Next up: Childhood

After spending maybe a week building and testing a launcher for the game, and putting this website together primarily as a vehicle for hosting said launcher, it’s time for me to get back into the game code!

I learned a few interesting things while building the launcher – namely, how to connect to a server and how to manipulate files and folders, things I had never really had to do in the game code outside of creating a save file in a persistent location.

So that opened up all kinds of ideas about storing more information on the storage side, but since the game is single-player and has a very small data footprint (at the moment), it’s not imperative to move things to the server. If it were a multiplayer game, I would care more about cheat prevention, and if it were a big game, I would care more about hard drive bloat… but it’s neither of those things. Should the game become either of those things, there will be a big enough architecture rewrite that it would be worth the time to shift things server-side and create a database for storing character info.

Instead, I am going to continue to focus on a single-player, non-graphical experience, which means it’s time to make the game MORE INTERESTING.

The next step for me is to start looking into the years prior to age 12. The game currently starts at age 12, which made sense to me when I was first putting it together… but I have since decided that building a relationship with the character is going to be better if they start at the beginning.

Why?

Because while this is a game about sports, this is also a game about families. Were your parents supportive of your goals? Did they try to push you to become something or someone you didn’t want to be? Did you ever bond with them over sports, or music, or reading?

In the game right now, your starting character doesn’t even HAVE parents, much less a relationship with them. Parental interaction doesn’t begin until the first generation has its own children. I’d like to change that.

So the next steps for me will be:

  • Implementing more defined growth curves between the ages of 0 and 12
  • Adjusting the starting world to populate with a more diverse range of ages
  • Simulating the first 25 or so years of the game in order to give the starting character a set of pre-existing parents
  • Adding developmental interactions between parents and children
  • Creating activities for children to do that help give the user broader insight into their development progress and potential

Some things I’d like to start building beyond that include:

  • More interpersonal relationships (friends, coaches, teachers)
  • Some personalities/personal qualities
  • A better interface

Interface is a very weak point for me. While I’ve had no training or even exposure to C# or Unity prior to starting this project, I’ve had very little experience with UI design, and it’s definitely more challenging for me than coding, because it is far more subjective.

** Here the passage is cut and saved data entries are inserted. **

+struct Child {
+  pid_t pid = -1;
+  int pidfd = -1;
+  unsigned long long starttime = 0;
+  bool exited = false;
+  int returncode = 0;
+
+  Child() = default;
+  Child(const Child&) = delete;
+  Child& operator=(const Child&) = delete;
+  Child(Child&& o) noexcept { *this = std::move(o); }
+  Child& operator=(Child&& o) noexcept {
+    if (this != &o) {
+      release();
+      pid = o.pid, pidfd = o.pidfd, starttime = o.starttime;
+      exited = o.exited, returncode = o.returncode;
+      o.pid = -1, o.pidfd = -1, o.exited = true;
+    }
+    return *this;
+  }
+  ~Child() { release(); }
+
+  bool poll() {
+    if (exited || pid <= 0) return exited;
+    siginfo_t info;
+    for (;;) {
+      std::memset(&info, 0, sizeof info);
+      int r = pidfd >= 0
+                  ? ::waitid(static_cast<idtype_t>(P_PIDFD), static_cast<id_t>(pidfd), &info,
+                             WEXITED | WNOHANG)
+                  : ::waitid(P_PID, static_cast<id_t>(pid), &info, WEXITED | WNOHANG);
+      if (r == 0) break;
+      if (errno == EINTR) continue;
+      exited = true;
+      returncode = 0;
+      return true;
+    }
+    if (info.si_pid == 0) return false;
+    exited = true;
+    returncode = info.si_code == CLD_EXITED ? info.si_status : -info.si_status;
+    return true;
+  }
+
+  bool wait(int timeout_ms) {
+    if (poll()) return true;
+    if (pidfd >= 0) {
+      struct pollfd pfd = {pidfd, POLLIN, 0};
+      for (;;) {
+        int r = ::poll(&pfd, 1, timeout_ms);
+        if (r < 0 && errno == EINTR) continue;
+        break;
+      }
+      return poll();
+    }
+    for (int waited = 0; timeout_ms < 0 || waited < timeout_ms; ++waited) {
+      if (poll()) return true;
+      ::usleep(1000);
+    }
+    return poll();
+  }
+
+  void close_fd() {
+    if (pidfd >= 0) {
+      ::close(pidfd);
+      pidfd = -1;
+    }
+  }
+
+  void release() {
+    if (pid > 0 && !exited && !poll()) {
+      std::lock_guard<std::mutex> g(detail::orphan_mu());
+      detail::orphans().push_back(pid);
+    }
+    close_fd();
+    pid = -1;
+  }
+};
+
+
+struct SpawnError {
+  int err = 0;
+  std::string filename;
+};
+
+namespace detail {
+
+#ifndef SYS_close_range
+#define SYS_close_range 436
+#endif
+
+struct ChildPlan {
+  int logfd;
+  const char* cwd;
+  char* const* argv;
+  char* const* envp;
+  const char* const* candidates;
+  const sigset_t* sigmask;
+  int max_fd;
+  volatile int* err;
+  volatile int* stage;
+};
+
+[[noreturn]] __attribute__((noinline)) inline void child_exec(const ChildPlan& p) {
+  struct sigaction dfl;
+  std::memset(&dfl, 0, sizeof dfl);
+  dfl.sa_handler = SIG_DFL;
+  for (int sig = 1; sig < NSIG; ++sig) {
+    struct sigaction cur;
+    if (::sigaction(sig, nullptr, &cur) != 0 || cur.sa_handler == SIG_DFL) continue;
+    if (cur.sa_handler == SIG_IGN && sig != SIGPIPE && sig != SIGXFSZ) continue;
+    ::sigaction(sig, &dfl, nullptr);
+  }
+  int stage = 3;
+  do {
+    if (::setsid() < 0) break;
+    if (::dup2(p.logfd, 1) < 0 || ::dup2(p.logfd, 2) < 0) break;
+    stage = 1;
+    if (::chdir(p.cwd) != 0) break;
+    stage = 3;
+    if (::sigprocmask(SIG_SETMASK, p.sigmask, nullptr) != 0) break;
+    if (::syscall(SYS_close_range, 3U, ~0U, 0U) != 0)
+      for (int fd = 3; fd < p.max_fd; ++fd) ::close(fd);
+    stage = 2;
+    int saved = 0;
+    for (const char* const* c = p.candidates; *c; ++c) {
+      ::execve(*c, p.argv, p.envp);
+      if (errno != ENOENT && errno != ENOTDIR && saved == 0) saved = errno;
+    }
+    if (saved) errno = saved;
+  } while (false);
+  *p.err = errno ? errno : EINVAL;
+  *p.stage = stage;
+  ::_exit(127);
+}
+
+__attribute__((noinline)) inline pid_t vfork_child(const ChildPlan& plan, int* vfork_errno) {
+  pid_t pid = ::vfork();
+  if (pid == 0) child_exec(plan);
+  *vfork_errno = errno;
+  return pid;
+}
+
+}
+
+inline SpawnError spawn(const std::vector<std::string>& argv, const std::string& cwd,
+                        const BaseEnv& base, const std::vector<KV>& overrides,
+                        const std::string& log_path, Child* out) {
+  SpawnError res;
+  if (argv.empty()) {
+    res.err = EINVAL;
+    return res;
+  }
+  detail::reap_orphans();
+  MergedEnv env(base, overrides);
+
+  std::vector<char*> cargv;
+  cargv.reserve(argv.size() + 1);
+  for (const auto& a : argv) cargv.push_back(const_cast<char*>(a.c_str()));
+  cargv.push_back(nullptr);
+
+  std::vector<std::string> cands;
+  int skipped_err = ENOENT;
+  const std::string& name = argv[0];
+  if (name.find('/') != std::string::npos) {
+    cands.push_back(name);
+  } else {
+    const char* path = env.get("PATH");
+    std::string dirs = path ? path : "/bin:/usr/bin";
+    for (size_t pos = 0;;) {
+      size_t colon = dirs.find(':', pos);
+      std::string dir = dirs.substr(pos, colon == std::string::npos ? colon : colon - pos);
+      std::string cand = dir.empty() ? name : dir + "/" + name;
+      std::string probe = cand[0] == '/' ? cand : cwd + "/" + cand;
+      struct stat st;
+      if (::stat(probe.c_str(), &st) != 0 && (errno == ENOENT || errno == ENOTDIR))
+        skipped_err = errno;
+      else
+        cands.push_back(std::move(cand));
+      if (colon == std::string::npos) break;
+      pos = colon + 1;
+    }
+  }
+  std::vector<const char*> cptrs;
+  cptrs.reserve(cands.size() + 1);
+  for (const auto& c : cands) cptrs.push_back(c.c_str());
+  cptrs.push_back(nullptr);
+
+  int logfd = ::open(log_path.c_str(), O_WRONLY | O_CREAT | O_APPEND | O_CLOEXEC, 0666);
+  if (logfd < 0) {
+    res.err = errno, res.filename = log_path;
+    return res;
+  }
+  if (logfd < 3) {
+    int moved = ::fcntl(logfd, F_DUPFD_CLOEXEC, 3);
+    int e = errno;
+    ::close(logfd);
+    if (moved < 0) {
+      res.err = e, res.filename = log_path;
+      return res;
+    }
+    logfd = moved;
+  }
+
+  volatile int child_err = 0, child_stage = 0;
+  pid_t pid = -1;
+  int err = 0;
+  if (cands.empty()) {
+    struct stat st;
+    if (::stat(cwd.c_str(), &st) != 0) {
+      err = errno, child_stage = 1;
+    } else {
+      err = skipped_err, child_stage = 2;
+    }
+  } else {
+    long open_max = ::sysconf(_SC_OPEN_MAX);
+    sigset_t all, old;
+    sigfillset(&all);
+    pthread_sigmask(SIG_SETMASK, &all, &old);
+    detail::ChildPlan plan = {logfd,        cwd.c_str(), cargv.data(),
+                              env.envp(),   cptrs.data(), &old,
+                              open_max > 0 && open_max < 65536 ? static_cast<int>(open_max) : 65536,
+                              &child_err,   &child_stage};
+    int vfork_err = 0;
+    pid = detail::vfork_child(plan, &vfork_err);
+    pthread_sigmask(SIG_SETMASK, &old, nullptr);
+    if (pid < 0) {
+      err = vfork_err, child_stage = 3;
+    } else if (child_err != 0) {
+      err = child_err;
+      int st;
+      while (::waitpid(pid, &st, 0) < 0 && errno == EINTR) {
+      }
+    }
+  }
+  ::close(logfd);
+
+  if (err != 0) {
+    res.err = err;
+    res.filename = child_stage == 1 ? cwd : child_stage == 2 ? argv[0] : std::string();
+    return res;
+  }
+  Child c;
+  c.pid = pid;
+  c.pidfd = static_cast<int>(::syscall(SYS_pidfd_open, pid, 0));
+  c.starttime = read_starttime(pid);
+  *out = std::move(c);
+  return res;
+}
+
+
+namespace detail {
+
+constexpr int kDirFlags = O_RDONLY | O_DIRECTORY | O_NOFOLLOW | O_CLOEXEC;
+
+inline long empty_dir(int dfd) {
+  DIR* d = ::fdopendir(dfd);
+  if (!d) {
+    ::close(dfd);
+    return 1;
+  }
+  std::vector<std::pair<std::string, unsigned char>> names;
+  for (;;) {
+    errno = 0;
+    struct dirent* e = ::readdir(d);
+    if (!e) break;
+    const char* n = e->d_name;
+    if (n[0] == '.' && (n[1] == '\0' || (n[1] == '.' && n[2] == '\0'))) continue;
+    names.emplace_back(n, e->d_type);
+  }
+  long failed = errno ? 1 : 0;
+  for (auto& ent : names) {
+    const char* n = ent.first.c_str();
+    bool is_dir = ent.second == DT_DIR;
+    if (ent.second == DT_UNKNOWN) {
+      struct stat st;
+      is_dir = ::fstatat(dfd, n, &st, AT_SYMLINK_NOFOLLOW) == 0 && S_ISDIR(st.st_mode);
+    }
+    if (is_dir) {
+      int sub = ::openat(dfd, n, kDirFlags);
+      if (sub < 0) {
+        ++failed;
+        continue;
+      }
+      failed += empty_dir(sub);
+      if (::unlinkat(dfd, n, AT_REMOVEDIR) != 0) ++failed;
+    } else if (::unlinkat(dfd, n, 0) != 0) {
+      ++failed;
+    }
+  }
+  ::closedir(d);
+  return failed;
+}
+
+}
+
+inline long remove_tree(const char* path) {
+  int dfd = ::open(path, detail::kDirFlags);
+  if (dfd < 0) return errno == ENOENT ? 0 : 1;
+  long failed = detail::empty_dir(dfd);
+  if (::rmdir(path) != 0) ++failed;
+  return failed;
+}
+
+
+inline int write_file(const char* path, const char* data, size_t len) {
+  int fd = ::open(path, O_WRONLY | O_CREAT | O_TRUNC | O_CLOEXEC, 0666);
+  if (fd < 0) return errno;
+  while (len > 0) {
+    ssize_t n = ::write(fd, data, len);
+    if (n < 0) {
+      if (errno == EINTR) continue;
+      int e = errno;
+      ::close(fd);
+      return e;
+    }
+    data += n, len -= static_cast<size_t>(n);
+  }
+  return ::close(fd) != 0 ? errno : 0;
+}
+
+inline int make_dirs(const std::string& path) {
+  if (::mkdir(path.c_str(), 0777) == 0) return 0;
+  if (errno == EEXIST) {
+    struct stat st;
+    return (::stat(path.c_str(), &st) == 0 && S_ISDIR(st.st_mode)) ? 0 : EEXIST;
+  }
+  if (errno != ENOENT) return errno;
+  size_t end = path.find_last_not_of('/');
+  size_t slash = end == std::string::npos ? end : path.rfind('/', end);
+  if (slash == std::string::npos || slash == 0) return ENOENT;
+  if (int e = make_dirs(path.substr(0, slash))) return e;
+  if (::mkdir(path.c_str(), 0777) == 0 || errno == EEXIST) return 0;
+  return errno;
+}
+
+inline int prepare_container_dir(const std::string& cdir, const char* spec, size_t len,
+                                 std::string* failed) {
+  std::string rootfs = cdir + "/rootfs";
+  if (int e = make_dirs(rootfs)) {
+    *failed = rootfs;
+    return e;
+  }
+  std::string specf = cdir + "/spec.json";
+  if (int e = write_file(specf.c_str(), spec, len)) {
+    *failed = specf;
+    return e;
+  }
+  return 0;
+}
+
+}
diff --git a/csrc/proclife_selftest.cpp b/csrc/proclife_selftest.cpp
--- /dev/null
+++ b/csrc/proclife_selftest.cpp
@@ -0,0 +1,217 @@
+#include <cstdio>
+#include <cstdlib>
+#include <fstream>
+#include <sstream>
+
+#include "proclife_core.h"
+
+namespace pl = proclife;
+
+static int g_failed = 0;
+#define CHECK(cond)                                                        \
+  do {                                                                     \
+    if (!(cond)) {                                                         \
+      std::fprintf(stderr, "FAIL %s:%d: %s\n", __FILE__, __LINE__, #cond); \
+      ++g_failed;                                                          \
+    }                                                                      \
+  } while (0)
+
+static int count_fds() {
+  DIR* d = ::opendir("/proc/self/fd");
+  if (!d) return -1;
+  int n = 0;
+  while (struct dirent* e = ::readdir(d))
+    if (e->d_name[0] != '.') ++n;
+  ::closedir(d);
+  return n - 1;
+}
+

When you write code, it works or it doesn’t. There are subjective elements to it (did you write GOOD code? Does it NEED to be optimized?), but people playing the game aren’t generally looking at the code and forming opinions about it.

UI, on the other hand, is exactly what people are seeing and judging, and I have not taken the time to learn about UI principles, mostly because it’s been enough just learning how to program a game in the first place.

Perhaps I will take the time to study UI more. Or if one of you would like to try your hand at implementing a better interface, I’m open to the idea.

For now, though, I’ll keep adding what I can to what I’ve managed to chuck together so far. An interface rewrite will be largely dependent upon how serious I want to get with this project.

In the meantime – I’m off to make children!

Thanks for taking the time to read this, you’re a wonderful person.